▶ [Stored data entries]
int slice_ranges(r433b_ctx *ctx, std::vector<GroupRange> const &ranges, unsigned n_pkgs, size_t pool_entries, cudaStream_t st)
{
    unsigned const n_devs = (unsigned)ctx->devs.size();
    unsigned long long cursor[4] = {0, 0, 0, 0};
    ctx->timing.slice_launches = 0;
    CU(cudaEventRecord(ctx->ev[2], st));
    if (n_pkgs && n_devs) {
        size_t const pair_bytes = (size_t)n_pkgs * n_devs * sizeof(r433b_pair);
        if (int r = dev_reserve(ctx, ctx->d_pairs, pair_bytes)) return r;
        if (int r = dev_reserve(ctx, ctx->d_order, (size_t)n_pkgs * sizeof(unsigned))) return r;
        if (int r = reserve_sort(ctx, n_pkgs, pool_entries, st)) return r;
        if (int r = dev_reserve(ctx, ctx->d_ranges, ranges.size() * sizeof(GroupRange))) return r;
        if (int r = dev_reserve(ctx, ctx->d_cursor, 64)) return r;
        for (int attempt = 0; attempt < 3; ++attempt) {
            if (int r = dev_reserve(ctx, ctx->d_arena, ctx->arena_cap)) return r;
            CU(cudaMemsetAsync(ctx->d_pairs.p, 0, pair_bytes, st));
            CU(cudaMemsetAsync(ctx->d_cursor.p, 0, 64, st));
            CU(cudaMemcpyAsync(ctx->d_ranges.p, ranges.data(), ranges.size() * sizeof(GroupRange), cudaMemcpyHostToDevice, st));
            for (size_t g = 0; g < ranges.size(); ++g) {
                launch_slice(ctx, (GroupRange *)ctx->d_ranges.p + g, n_pkgs, (unsigned)g, st);
                CU(cudaGetLastError());
                ctx->timing.slice_launches++;
            }
            CU(cudaMemcpyAsync(cursor, ctx->d_cursor.p, sizeof(cursor), cudaMemcpyDeviceToHost, st));
            CU(cudaStreamSynchronize(st));
            if (!cursor[2]) break;
            ctx->arena_cap = (size_t)cursor[0] + (1u << 20);
            if (attempt == 2) return fail(ctx, R433B_EOVERFLOW, "event arena overflow");
        }
    }
    CU(cudaEventRecord(ctx->ev[3], st));
    CU(cudaEventSynchronize(ctx->ev[3]));
    cudaEventElapsedTime(&ctx->timing.slice_ms, ctx->ev[2], ctx->ev[3]);
    ctx->event_bytes = cursor[0];
    ctx->n_events = cursor[1];
    ctx->n_gated = cursor[3];
    return R433B_OK;
}
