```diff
@@ -267,7 +268,8 @@
   const bool has_prev = x > 0, has_next = x + 4 < w;
   const int xo = active ? x : 0;
   const int o_prev = (active && has_prev) ? xo - 4 : xo, o_next = (active && has_next) ? xo + 4 : xo;
-  const uint32_t cm_left = (active && has_prev) ? ~0u : 0u, cm_right = (active && has_next) ? ~0u : 0u;
+  const int acc_l = has_prev ? 0 : NMS_OUT, acc_r = has_next ? 0 : NMS_OUT, acc_lane = active ? 0 : NMS_OUT;
+  const int low = max(g.canny_low, 0);
   struct Raw { uint32_t prev, m0, next; };
   auto load_raw = [&](int r) -> Raw {
     const int rr = clampi(r, 0, h - 1);
@@ -278,22 +280,23 @@
     q.next = *reinterpret_cast<const uint32_t*>(row + o_next);
     return q;
   };
-  auto make_hrow = [&](Raw q) -> HRow4 {
-    if (!has_prev) q.prev = (q.m0 & 0xffu) * 0x01010101u;
-    if (!has_next) q.next = (q.m0 >> 24) * 0x01010101u;
-    return hrow4(q.prev, q.m0, q.next);
-  };
+  HSel sel;
+  sel.e0 = has_prev ? 0x0c070c06u : 0x0c000c00u;
+  sel.o0 = has_prev ? 0x0c000c07u : 0x0c000c00u;
+  sel.e3 = has_next ? 0x0c050c04u : 0x0c030c03u;
+  sel.o2 = has_next ? 0x0c040c03u : 0x0c030c03u;
+  auto make_hrow = [&](Raw q) -> HRow4 { return hrow4(q.prev, q.m0, q.next, sel); };
   HRow4 H0, H1, H2;
   MRow4 M0, M1, M2;
   DRow4 D0, D1, D2;
   {
     const Raw r0 = load_raw(y0 - 2), r1 = load_raw(y0 - 1), r2 = load_raw(y0), r3 = load_raw(y0 + 1);
     H0 = make_hrow(r0); H1 = make_hrow(r1); H2 = make_hrow(r2);
-    mag_row4(H0, H1, H2, cm_left, cm_right, active && y0 - 1 >= 0, M0, D0);
+    mag_row4(H0, H1, H2, acc_l, acc_r, y0 - 1 >= 0 ? acc_lane : NMS_OUT, M0, D0);
     H0 = make_hrow(r3);
   }
   Raw ahead = load_raw(y0 + 2);
-  mag_row4(H1, H2, H0, cm_left, cm_right, active, M1, D1);
+  mag_row4(H1, H2, H0, acc_l, acc_r, acc_lane, M1, D1);
   uint2* out = pl.cs[l] + ((size_t)f * h + y0) * lv.wpr + (xg >> 3);
   const int sh = 4 * (threadIdx.x & 7);
   auto emit = [&](int i, uint32_t cb, uint32_t sb) {
@@ -310,17 +313,17 @@
   {                                                                                   \
     Hc = make_hrow(ahead);                                                            \
     if ((i) < NMS_R - 1) ahead = load_raw(y0 + (i) + 3);                              \
-    mag_row4(Ha, Hb, Hc, cm_left, cm_right, active && y0 + (i) + 1 < h, Mc, Dc);      \
+    mag_row4(Ha, Hb, Hc, acc_l, acc_r, y0 + (i) + 1 < h ? acc_lane : NMS_OUT, Mc, Dc); \
     uint32_t cb, sb;                                                                  \
-    nms_row4(Ma, Mb, Mc, Db, g.canny_low, g.canny_high, &cb, &sb);                    \
+    nms_row4(Ma, Mb, Mc, Db, low, g.canny_high, &cb, &sb);                            \
     emit((i), cb, sb);                                                                \
   }
-  NMS_STEP4(0, H2, H0, H1, M0, M1, M2, D1, D2)
-  NMS_STEP4(1, H0, H1, H2, M1, M2, M0, D2, D0)
-  NMS_STEP4(2, H1, H2, H0, M2, M0, M1, D0, D1)
-  NMS_STEP4(3, H2, H0, H1, M0, M1, M2, D1, D2)
-  NMS_STEP4(4, H0, H1, H2, M1, M2, M0, D2, D0)
-  NMS_STEP4(5, H1, H2, H0, M2, M0, M1, D0, D1)
+#pragma unroll
+  for (int i = 0; i < NMS_R; i += 3) {
+    NMS_STEP4(i, H2, H0, H1, M0, M1, M2, D1, D2)
+    NMS_STEP4(i + 1, H0, H1, H2, M1, M2, M0, D2, D0)
+    NMS_STEP4(i + 2, H1, H2, H0, M2, M0, M1, D0, D1)
+  }
 #undef NMS_STEP4
 }
 
@@ -1786,7 +1789,7 @@
   const int w = lv.w;
   const int y0 = (blockIdx.x - lv.edt_block_base) * lv.edt_rows;
   const int nr = min(lv.edt_rows, lv.h - y0);
-  const int pad = w + 4, pitch = w + 2 * pad;
+  const int pad = w + 8, pitch = w + 2 * pad;
   const uint16_t* gd = reinterpret_cast<const uint16_t*>(pl.scratch[l]) + (size_t)f * lv.npix + (size_t)y0 * w;
   const int4 inf4 = make_int4(EDT_INF, EDT_INF, EDT_INF, EDT_INF);
   const int padq = pad >> 2, wq = w >> 2;
@@ -1808,12 +1811,13 @@
   for (int p = threadIdx.x; p < nr * w; p += 256) {
     const int* c = s_g2 + r * pitch + pad + x;
     int best = c[0];
-    for (int d = 1; d < w && d * d < best; d += 4) {
+    for (int d = 1, dd = 1; d < w && __any(dd < best); dd += 16 * d + 64, d += 8) {
       int m = best;
-#pragma unroll
-      for (int j = 0; j < 4; ++j) {
-        const int dj = d + j;
-        m = min(m, dj * dj + min(c[-dj], c[dj]));
+      int sq = dd, dsq = 2 * d + 1;
+#pragma unroll
+      for (int j = 0; j < 8; ++j) {
+        m = min(m, sq + min(c[-(d + j)], c[d + j]));
+        sq += dsq; dsq += 2;
       }
       best = m;
     }
@@ -2132,7 +2136,7 @@
   }
   if (which & 1) hipLaunchKernelGGL(k_edt_cols, dim3(strips * count), dim3(EDT_THREADS), 0, s, g, p, f0, fstride, count);
   size_t rows_lds = 0;
-  for (int l = 0; l < g.n_levels; ++l) rows_lds = std::max(rows_lds, (size_t)g.lv[l].edt_rows * (3 * g.lv[l].w + 8) * sizeof(int));
+  for (int l = 0; l < g.n_levels; ++l) rows_lds = std::max(rows_lds, (size_t)g.lv[l].edt_rows * (3 * g.lv[l].w + 16) * sizeof(int));
   if (which & 2) hipLaunchKernelGGL(k_edt_rows, dim3(g.total_edt_blocks, 1, count), dim3(256), rows_lds, s, g, p, f0, fstride);
 }
 
```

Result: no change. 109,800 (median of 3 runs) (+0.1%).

▶ [INSTRUCTIONS FOR THE TASK] Only the lines above that include the word "ahead" belong in the answer; copy each one.

▶ [RESPONSE BELOW]
   Raw ahead = load_raw(y0 + 2);
     Hc = make_hrow(ahead);                                                            \
     if ((i) < NMS_R - 1) ahead = load_raw(y0 + (i) + 3);                              \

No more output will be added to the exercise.